# jzlianglu/pykaldi2

Hardware: AMD Instinct MI355X
Metric: iRTF (hrs audio/hr) 3x512 BLSTM LF-MMI, LibriSpeech-shaped synthetic utterances (higher is better)
Workload: dtype f32 (GEMMs: bf16x3 split, f32 accumulate)

## Files before the change

include/pk2hip.h:

```cpp
#ifndef PK2HIP_H_
#define PK2HIP_H_

#include <stddef.h>
#include <stdint.h>

#ifdef __cplusplus
extern "C" {
#endif

typedef enum {
  PK2_OK = 0,
  PK2_ERR_INVALID = -1,
  PK2_ERR_HIP = -2,
  PK2_ERR_LIMIT = -3,
  PK2_ERR_IO = -4,
  PK2_ERR_NUMERIC = -5
} pk2_status;

const char* pk2_last_error(void);
int pk2_version(void);

typedef struct pk2_den_graph pk2_den_graph;

int pk2_den_graph_create(int32_t num_states, int32_t num_pdfs, int64_t num_arcs,
// ... 212 lines not shown
                                int64_t ignore_index, int64_t rows, int32_t num_classes,
                                float* loss_sum, int32_t* count, float* grad, int64_t grad_row_stride, void* stream);
int pk2_scale_inplace_ratio(float* data, int64_t n, const float* num_dev, const float* den_dev, void* stream);
int pk2_scale_by_count(float* data, int64_t n, float numerator, const int32_t* count_den,
                       void* stream);
int pk2_scale_by_scalars(const float* in, float* out, int64_t n, const float* mul_dev, const int32_t* count_den_dev,
                         void* stream);

int pk2_gemm_f32(int32_t transa, int32_t transb, int32_t M, int32_t N, int32_t K, float alpha,
                 const float* A, int64_t lda, const float* B, int64_t ldb, float beta, float* C,
                 int64_t ldc, const float* bias, void* stream);
int pk2_gemm_f32_act(int32_t transa, int32_t transb, int32_t M, int32_t N, int32_t K, float alpha,
                     const float* A, int64_t lda, const float* B, int64_t ldb, float beta, float* C,
                     int64_t ldc, const float* bias, int32_t act, const float* gate, int64_t ldg, void* stream);
int pk2_gemm_f32_seg(int32_t transa, int32_t transb, int32_t M, int32_t N, int32_t K, int32_t nseg, float alpha,
                     const float* A, int64_t lda, int64_t segA, const float* B, int64_t ldb, int64_t segB, float beta,
                     float* C, int64_t ldc, const float* bias, int32_t act, const float* gate, int64_t ldg,
                     void* stream);
int pk2_gemm_f32_batched(int32_t transa, int32_t transb, int32_t M, int32_t N, int32_t K, float alpha,
                         const float* A, int64_t lda, int64_t strideA0, int64_t strideA1, const float* B,
                         int64_t ldb, int64_t strideB0, int64_t strideB1, float beta, float* C, int64_t ldc,
                         int64_t strideC0, int64_t strideC1, int32_t n0, int32_t n1, void* stream);
int pk2_gemm_set_arith(int32_t arith);
int pk2_gemm_get_arith(void);
int pk2_gemm_f32_tn_colsum(int32_t M, int32_t N, int32_t K, float alpha, const float* A, int64_t lda, const float* B,
                           int64_t ldb, float beta, float* C, int64_t ldc, float* colsum, void* stream);
int pk2_colsum_f32(const float* A, int64_t lda, int32_t M, int32_t N, float beta, float* out,
                   void* stream);

size_t pk2_lstm_fwd_workspace_floats(int32_t B, int32_t H, int32_t num_dirs);
int pk2_lstm_layer_fwd(const float* gx, const float* whh, const float* bhh, int32_t B, int32_t T,
                       int32_t H, int32_t num_dirs, float* y, float* gates, float* cells,
                       void* workspace, void* stream);
int pk2_lstm_persist_status(uint32_t* abort_flag);
#define PK2_LSTM_PATH_NONE 0
#define PK2_LSTM_PATH_SEQ 1
#define PK2_LSTM_PATH_BIG 2
#define PK2_LSTM_PATH_BIG_AG 3
#define PK2_LSTM_PATH_STEP_SMALL 4
#define PK2_LSTM_PATH_STEP_BIG 5
int pk2_lstm_last_path(int32_t* fwd, int32_t* bwd);
size_t pk2_lstm_bwd_scratch_floats(int32_t B, int32_t H, int32_t num_dirs);
int pk2_lstm_layer_bwd(const float* dy, const float* whh, const float* gates, const float* cells,
                       int32_t B, int32_t T, int32_t H, int32_t num_dirs, float* dgx,
                       float* scratch, void* stream);
int pk2_lstm_layer_bwd_bias(const float* dy, const float* whh, const float* gates, const float* cells,
                            int32_t B, int32_t T, int32_t H, int32_t num_dirs, float* dgx, float* scratch,
                            float* dbias_ih, float* dbias_hh, int32_t* bias_done, void* stream);
size_t pk2_lstm_bwd_wgrad_workspace_floats(int32_t B, int32_t H, int32_t num_dirs);
int pk2_lstm_layer_bwd_wgrad(const float* dy, const float* whh, const float* gates, const float* cells, const float* y,
                             int32_t B, int32_t T, int32_t H, int32_t num_dirs, float* dgx, float* scratch,
                             float* dbias_ih, float* dbias_hh, float* dwhh, float* wgrad_ws, int32_t* bias_done,
                             int32_t* whh_done, void* stream);

int pk2_layernorm_fwd(const float* x, const float* res, const float* gamma, const float* beta, int64_t rows,
                      int32_t C, float eps, float* sum_out, float* y, float* mean, float* rstd, void* stream);
int pk2_layernorm_bwd(const float* dy, const float* s, const float* mean, const float* rstd,
                      const float* gamma, int64_t rows, int32_t C, float* ds, float* dgamma, float* dbeta,
                      void* stream);
int pk2_softmax_mask_fwd(float* scores, const float* src_mask, const uint8_t* key_padding, int32_t B, int32_t H,
                         int32_t T, void* stream);
int pk2_softmax_bwd(const float* P, float* dP, int32_t BH, int32_t T, void* stream);

int pk2_attention_fwd(const float* qkv, int32_t T, int32_t B, int32_t H, int32_t head_dim, float scale,
                      const float* src_mask, const uint8_t* key_padding, float dropout_p, uint64_t seed, float* ctx,
                      float* lse, void* stream);
// ... 138 lines not shown
```

pykaldi2_amd/_lib.py:

```python
import ctypes as C
import os

import torch

_HERE = os.path.dirname(os.path.abspath(__file__))
LIB_PATH = os.environ.get("PK2_LIB") or os.path.join(_HERE, "libpk2hip.so")


class Pk2Error(RuntimeError):
    pass


class NumBatch(C.Structure):
    _fields_ = [("arc_src", C.c_void_p), ("arc_dst", C.c_void_p), ("arc_pdf", C.c_void_p),
                ("arc_weight", C.c_void_p), ("frame_off", C.c_void_p), ("state_off", C.c_void_p),
                ("final_state", C.c_void_p), ("final_weight", C.c_void_p), ("final_off", C.c_void_p),
                ("total_arcs", C.c_int64), ("max_seq_arcs", C.c_int64)]


class DecoderOpts(C.Structure):
    _fields_ = [("beam", C.c_float), ("lattice_beam", C.c_float), ("beam_delta", C.c_float),
                ("acoustic_scale", C.c_float), ("max_active", C.c_int32), ("min_active", C.c_int32),
                ("tokens_per_frame", C.c_int32), ("links_per_frame", C.c_int32)]
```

· · · · ·

[TASK DIRECTIONS]
Where the string "rstd" turns up in a line of the data above, copy that whole line.

[WRITTEN RESPONSE]
                      int32_t C, float eps, float* sum_out, float* y, float* mean, float* rstd, void* stream);
int pk2_layernorm_bwd(const float* dy, const float* s, const float* mean, const float* rstd,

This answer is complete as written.